Category Archives: Humor

We’re Doomed!

A truly dire threat from a truly evil scientist:

No, the Pulsar Doom-Ray will not kill you — immediately. Ah, if only you were that fortunate! Instead, my ingenious device will instantaneously fuse shut the doors of your precious Congress and regulatory agencies. One touch of this button, and I shall bring your entire federal apparatus to a grinding halt — leaving you to suffer week upon week of Washingtonless agony!

Imagine now, if you dare, the fate that I may choose for you: first your vaunted health care bill will die, unreconciled, leaving you with a primitive 2009-level medical system. Trillions of dollars of your life-giving fiscal stimulus will go unspent, throwing tens of your countrymen out of work. Your ‘Smart Diplomacy’ peace partnership initiatives will go uncommunicated, resulting in discomfort and ill ease among the international community!

And this is just the beginning. The aftershocks will be no less painful, as the soothing transmissions of your public radio will fall silent. Diversity goals will remain unmeasured. Warning labels unmandated. Entire crops and cutting-edge artist communities will go unsubsidized. Cut off from your precious heroic public servants, you will be forced to helplessly fend for yourselves in the utter chaos of a dystopian unregulated hellscape where the living will envy the dead!

Actually, on second thought, I wouldn’t give him a dime.

[Late afternoon update]

[VOICE=”Jack Benny“]
I’m thinking it over…
[VOICE]

Dramatic

I think that MSNBC should consider Dramatic Chipmunk as a replacement for Olby. The commentary would be much more intelligent.

[Via Nick Gillespie, who has a lot more, if you enjoy seeing Olby rhetorically beaten to a thin pulp.]

Any chance that comment will get me honored as the Worst Person In The World?

Probably not.

Speaking of Olbermann, so much for his “racist” tea parties.

Up yours too, Janeane.

Meeting The Unmet Need

An atheist adoption service for pets abandoned by their raptured owners:

Whatever motivates Centre, he has tapped into a source of genuine unease. Todd Strandberg, who founded a biblical prophecy Web site called raptureready.com that draws 250,000 unique visitors a month, agrees that Fido and Mittens are doomed. “Pets don’t have souls, so they’ll remain on Earth. I don’t see how they can be taken with you,” he says. “A lot of persons are concerned about their pets, but I don’t know if they should necessarily trust atheists to take care of them.”

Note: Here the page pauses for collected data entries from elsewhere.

template <int L, bool STATS>
__global__ void __launch_bounds__(64) k_camerarays(const RtConsts* __restrict__ k, const uint32_t* __restrict__ perm2d,
                                                   const float4* __restrict__ grad, float4* __restrict__ out,
                                                   RtStats* stats, const FrameTable* __restrict__ ft)
{
    if (ft) out = ft->cam[blockIdx.y];
    __shared__ __attribute__((aligned(16))) uint32_t lds[kNoiseLdsWords];
    load_noise_lds(lds, perm2d, grad, k);
    int i = blockIdx.x * blockDim.x + threadIdx.x;
    if (i >= RT_CAMERA_RES * RT_CAMERA_RES) return;
    Ctx c = make_ctx(k, lds);
    if (ft) c = frame_ctx_cam(c, ft, blockIdx.y);
    int tx = i % RT_CAMERA_RES, ty = i / RT_CAMERA_RES;
    const float r31 = rtm::rcp(31.0f);
    uint32_t pxs = (uint32_t)(((float)tx * r31) * k->screen[0]);
    uint32_t pys = (uint32_t)(((float)ty * r31) * k->screen[1]);
    f3 p, dir;
    get_pixel_ray(c, (float)pxs, (float)pys, &p, &dir);
    RayResult rr = trace_ray<L, false, true>(c, p, RT_CAMERA_NEAR, RT_CAMERA_FAR, 2.0f, dir, 0);
    if (rr.density < 0.0f) rr.pd.w = RT_CAMERA_FAR;
    out[i] = make_float4(rr.pd.x, rr.pd.y, rr.pd.z, rr.pd.w);
    if constexpr (STATS) {
        atomicAdd(&stats->prepass_steps, (unsigned long long)rr.steps);
        stats_noise(stats, c.nz.calls);
    }
}

template <bool STATS, int BS, int LPR>
__global__ void __launch_bounds__(BS) k_camerarays_group(const RtConsts* __restrict__ k,
                                                          const uint32_t* __restrict__ perm2d,
                                                          const float4* __restrict__ grad, float4* __restrict__ out,
                                                          RtStats* stats, const FrameTable* __restrict__ ft)
{
    constexpr int L = RT_NOMADPLAINS;
    if (ft) out = ft->cam[blockIdx.y];
    __shared__ __attribute__((aligned(16))) uint32_t lds[kNoiseLdsWords];
    load_noise_lds(lds, perm2d, grad, k);
    const int i = blockIdx.x * (BS / LPR) + (int)(threadIdx.x / LPR);
    if (i >= RT_CAMERA_RES * RT_CAMERA_RES) return;
    Ctx c = make_ctx(k, lds);
    if (ft) c = frame_ctx_cam(c, ft, blockIdx.y);
    const uint32_t j = threadIdx.x & (LPR - 1u), base = threadIdx.x & 63u & ~(LPR - 1u);
    const SegOctaves<LPR> g = seg_octaves<LPR>(c, j);
    int tx = i % RT_CAMERA_RES, ty = i / RT_CAMERA_RES;
    const float r31 = rtm::rcp(31.0f);
    uint32_t pxs = (uint32_t)(((float)tx * r31) * k->screen[0]);
    uint32_t pys = (uint32_t)(((float)ty * r31) * k->screen[1]);
    f3 p, dir;
    get_pixel_ray(c, (float)pxs, (float)pys, &p, &dir);
    March<L, false> st;
    march_begin(c, st, p, RT_CAMERA_NEAR, 2.0f, dir);
    uint32_t noise = 0;
    while (march_live<L, false, true>(c, st, RT_CAMERA_FAR, 0)) {
        auto dens = [&](f3 q) {
            uint32_t used;
            float d = density_nomadplains_seg<LPR>(c, g, q, j, base, &used);
            noise += used + 1u;
            return d;
        };
        march_step_with<L, false, true>(c, st, dens);
    }
    RayResult rr = march_result(st);
    if (rr.density < 0.0f) rr.pd.w = RT_CAMERA_FAR;
    if (j == 0) {
        out[i] = make_float4(rr.pd.x, rr.pd.y, rr.pd.z, rr.pd.w);
        if constexpr (STATS) {
            atomicAdd(&stats->prepass_steps, (unsigned long long)rr.steps);
            atomicAdd(&stats->noise_calls, (unsigned long long)noise);
        }
    }
}

template <class Depth>
__device__ __forceinline__ float cd_get_depth(Depth depth, int x, int y)
{
    x = x < 0 ? 0 : (x >= RT_CAMERA_RES ? RT_CAMERA_RES - 1 : x);
    y = y < 0 ? 0 : (y >= RT_CAMERA_RES ? RT_CAMERA_RES - 1 : y);
    return depth(x, y);
}
template <class Depth>
__device__ __forceinline__ float cd_interp(Depth d, int x, int y)
{
    if (x < 0) {
        float m = cd_get_depth(d, x + 1, y);
        float dd = cd_get_depth(d, x + 2, y) - m;
        return m - dd;
    }
    if (x >= RT_CAMERA_RES) {
        float m = cd_get_depth(d, x - 1, y);
        float dd = cd_get_depth(d, x - 2, y) - m;
        return m - dd;
    }
    if (y < 0) {
        float m = cd_get_depth(d, x, y + 1);
        float dd = cd_get_depth(d, x, y + 2) - m;
        return m - dd;
    }
    if (y >= RT_CAMERA_RES) {
        float m = cd_get_depth(d, x, y - 1);
        float dd = cd_get_depth(d, x, y - 2) - m;
        return m - dd;
    }
    return cd_get_depth(d, x, y);
}
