# baker-laboratory/NA-MPNN

Measured on AMD Instinct MI355X. Metric: residues/sec (enc+dec fwd), N~1000 K=48 h=128; seq-recovery vs CPU ref, higher is better.
Workload: dtype f32; 1 GPU; cfg2: B=1 x N=1000 residues per rank, K=48, H=128, 3 enc + 3 dec layers, per-edge GEMMs fp32, seeded random-init weights, independent complexes per rank; precision=fp32, global_batch=1, seq_len=1000, parallelism=replicas x1

## Files before the change

na_mpnn_amd/csrc/namp_kernels.h:

```cpp
#pragma once
#include "namp_device.h"
#ifndef NAMP_MAX_LAYERS
#define NAMP_MAX_LAYERS 8
#endif

static __global__ void pack_image_kernel(const float* __restrict__ W, int ld, int col0, int OUT, int IN,
                                  float* __restrict__ img) {
  const int total = OUT * IN;
  for (int e = blockIdx.x * blockDim.x + threadIdx.x; e < total; e += gridDim.x * blockDim.x) {
    const int r = e & 3, lane = (e >> 2) & 63, t = e >> 8;
    const int ntn = OUT >> 4;
    const int tn = t % ntn, tk = t / ntn;
    const int n = 16 * tn + (lane & 15), k = 16 * tk + 4 * (lane >> 4) + r;
    img[e] = W[(size_t)n * ld + col0 + k];
  }
}

static __global__ void pack_image_bf16_kernel(const float* __restrict__ W, int ld, int col0, __bf16* __restrict__ img) {
  const int e = blockIdx.x * blockDim.x + threadIdx.x;
  if (e >= 128 * 128) return;
  const int j = e & 7, lane = (e >> 3) & 63, tn = (e >> 9) & 7, s = e >> 12;
  const int n = 16 * tn + (lane & 15), k = 32 * s + 16 * (j >> 2) + 4 * (lane >> 4) + (j & 3);
  img[e] = (__bf16)W[(size_t)n * ld + col0 + k];
}
// ... 357 lines not shown
        a0 = __builtin_elementwise_fma(w2, (f2){xv[q].x, xv[q].y}, a0);
        a1 = __builtin_elementwise_fma(w2, (f2){xv[q].z, xv[q].w}, a1);
      }
      __builtin_amdgcn_sched_barrier(0);
    }
    acc[0] = a0.x; acc[1] = a0.y; acc[2] = a1.x; acc[3] = a1.y;
    return;
  }
  f2 a2[R / 2];
#pragma unroll
  for (int q = 0; q < R / 2; ++q) a2[q] = (f2){acc[2 * q], acc[2 * q + 1]};
#pragma unroll
  for (int tk = 0; tk < 8; ++tk) {
#pragma unroll
    for (int r = 0; r < 4; ++r) {
      const float* xp = xT + (16 * tk + 4 * g + r) * R;
      const f2 w2 = (f2){wf[tk][r], wf[tk][r]};
#pragma unroll
      for (int q = 0; q < R; q += 4) {
        const f4 xv = *(const f4*)(xp + q);
        a2[q / 2] = __builtin_elementwise_fma(w2, (f2){xv.x, xv.y}, a2[q / 2]);
        a2[q / 2 + 1] = __builtin_elementwise_fma(w2, (f2){xv.z, xv.w}, a2[q / 2 + 1]);
      }
    }
    __builtin_amdgcn_sched_barrier(0);
  }
#pragma unroll
  for (int q = 0; q < R / 2; ++q) { acc[2 * q] = a2[q].x; acc[2 * q + 1] = a2[q].y; }
}

#define ROWS_TAIL_LDS_FLOATS(R) ((128 + 512 + 4 * 128 + 128) * (R) + 64 + 128 * (R))

struct ConsecutiveRows {
  int row0, nrows, G;
  __device__ __forceinline__ int operator()(int n) const { return (n < nrows && row0 + n < G) ? row0 + n : -1; }
};

template <bool SC1>
__device__ __forceinline__ void st_out(float* p, const float v) {
  if (SC1) __hip_atomic_store(p, v, __ATOMIC_RELAXED, __HIP_MEMORY_SCOPE_AGENT);
  else *p = v;
}

template <bool PF, class FragFn, class BodyFn>
__device__ __forceinline__ void tail_units(const int u0, const int total, const int step, const int lane, FragFn frag, BodyFn body,
                                           const int rot = 0) {
  if constexpr (!PF) {
#pragma unroll 1
    for (int u_ = u0; u_ < total; u_ += step) {
      const int u = (u_ + rot) & (total - 1);
      f4 wf[8];
#pragma unroll
      for (int tk = 0; tk < 8; ++tk) wf[tk] = frag(u, tk)[lane];
      body(u, wf);
    }
  } else {
    f4 wa[8], wb[8];
    int u = u0;
    if (u < total) {
#pragma unroll
      for (int tk = 0; tk < 8; ++tk) wa[tk] = frag(u, tk)[lane];
    }
#pragma unroll 1
    while (u < total) {
      int un = u + step;
      if (un < total) {
#pragma unroll
        for (int tk = 0; tk < 8; ++tk) wb[tk] = frag(un, tk)[lane];
      }
      body(u, wa);
      u = un;
      if (u >= total) break;
      un = u + step;
      if (un < total) {
#pragma unroll
        for (int tk = 0; tk < 8; ++tk) wa[tk] = frag(un, tk)[lane];
      }
      body(u, wb);
      u = un;
    }
  }
}

__device__ __forceinline__ int tail4_off(const int k, const int j) { return (((k >> 4) * 4 + ((k >> 2) & 3)) * 4 + j) * 4 + (k & 3); }

template <int NB>
__device__ __forceinline__ void tail4_x(f4 (&xr)[NB][8], const float* xB, const int lane) {
  const float* p = xB + ((lane >> 4) * 4 + (lane & 3)) * 4;
#pragma unroll
  for (int nb = 0; nb < NB; ++nb)
#pragma unroll
    for (int S = 0; S < 8; ++S) xr[nb][S] = *(const f4*)(p + nb * 512 + S * 64);
}
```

This paradox poses a challenge for Centre. He must reassure the Rapture crowd that his pet rescuers are wicked enough to be left behind but good enough to take proper care of the abandoned pets. Rescuers must sign an affidavit to affirm their disbelief in God—and they must also clear a criminal background check. “We want people who have pets and are animal lovers,” Centre says. They also must have the means to rescue and transport the animals in their charge. His network consists of 26 rescuers covering 22 states. “They take this very seriously,” Centre says.

It’s a serious issue, previously unaddressed. Isn’t America great? I should sign up as a rescuer.

You Knew This Was Coming

Hitler is told that Constellation has been cancelled.

Of course, whoever made it falls into the common trap of equating Constellation with the human spaceflight program. I really don’t understand the thinking of people who complain that we will have to pay private industry to get to the ISS, as though Ares/Orion wouldn’t be much more expensive. I guess it’s OK to pay government employees, though, and cost-plus contractors.

[Update a few minutes later]

Alan Boyle has a roundup of reactions from…other people.

Engagement

The Saints and Colts are still hoping to avoid having to play a football game:

“Playing this Super Bowl is our last resort,” said NFL commissioner Roger Goodell, who was flanked by the coaches and quarterbacks for the opposing teams. “Yes, there are some difficult issues that need to be hashed out, such as who will be the game’s MVP, the number of total passing yards for each quarterback, and which team will be named Super Bowl champion, but I think we made progress today.”

“The Colts and the Saints are unwavering in their commitment to avoid any violence and wish to resolve the Super Bowl peacefully, without a single football being thrown,” Goodell added.

I think that they should meet without preconditions.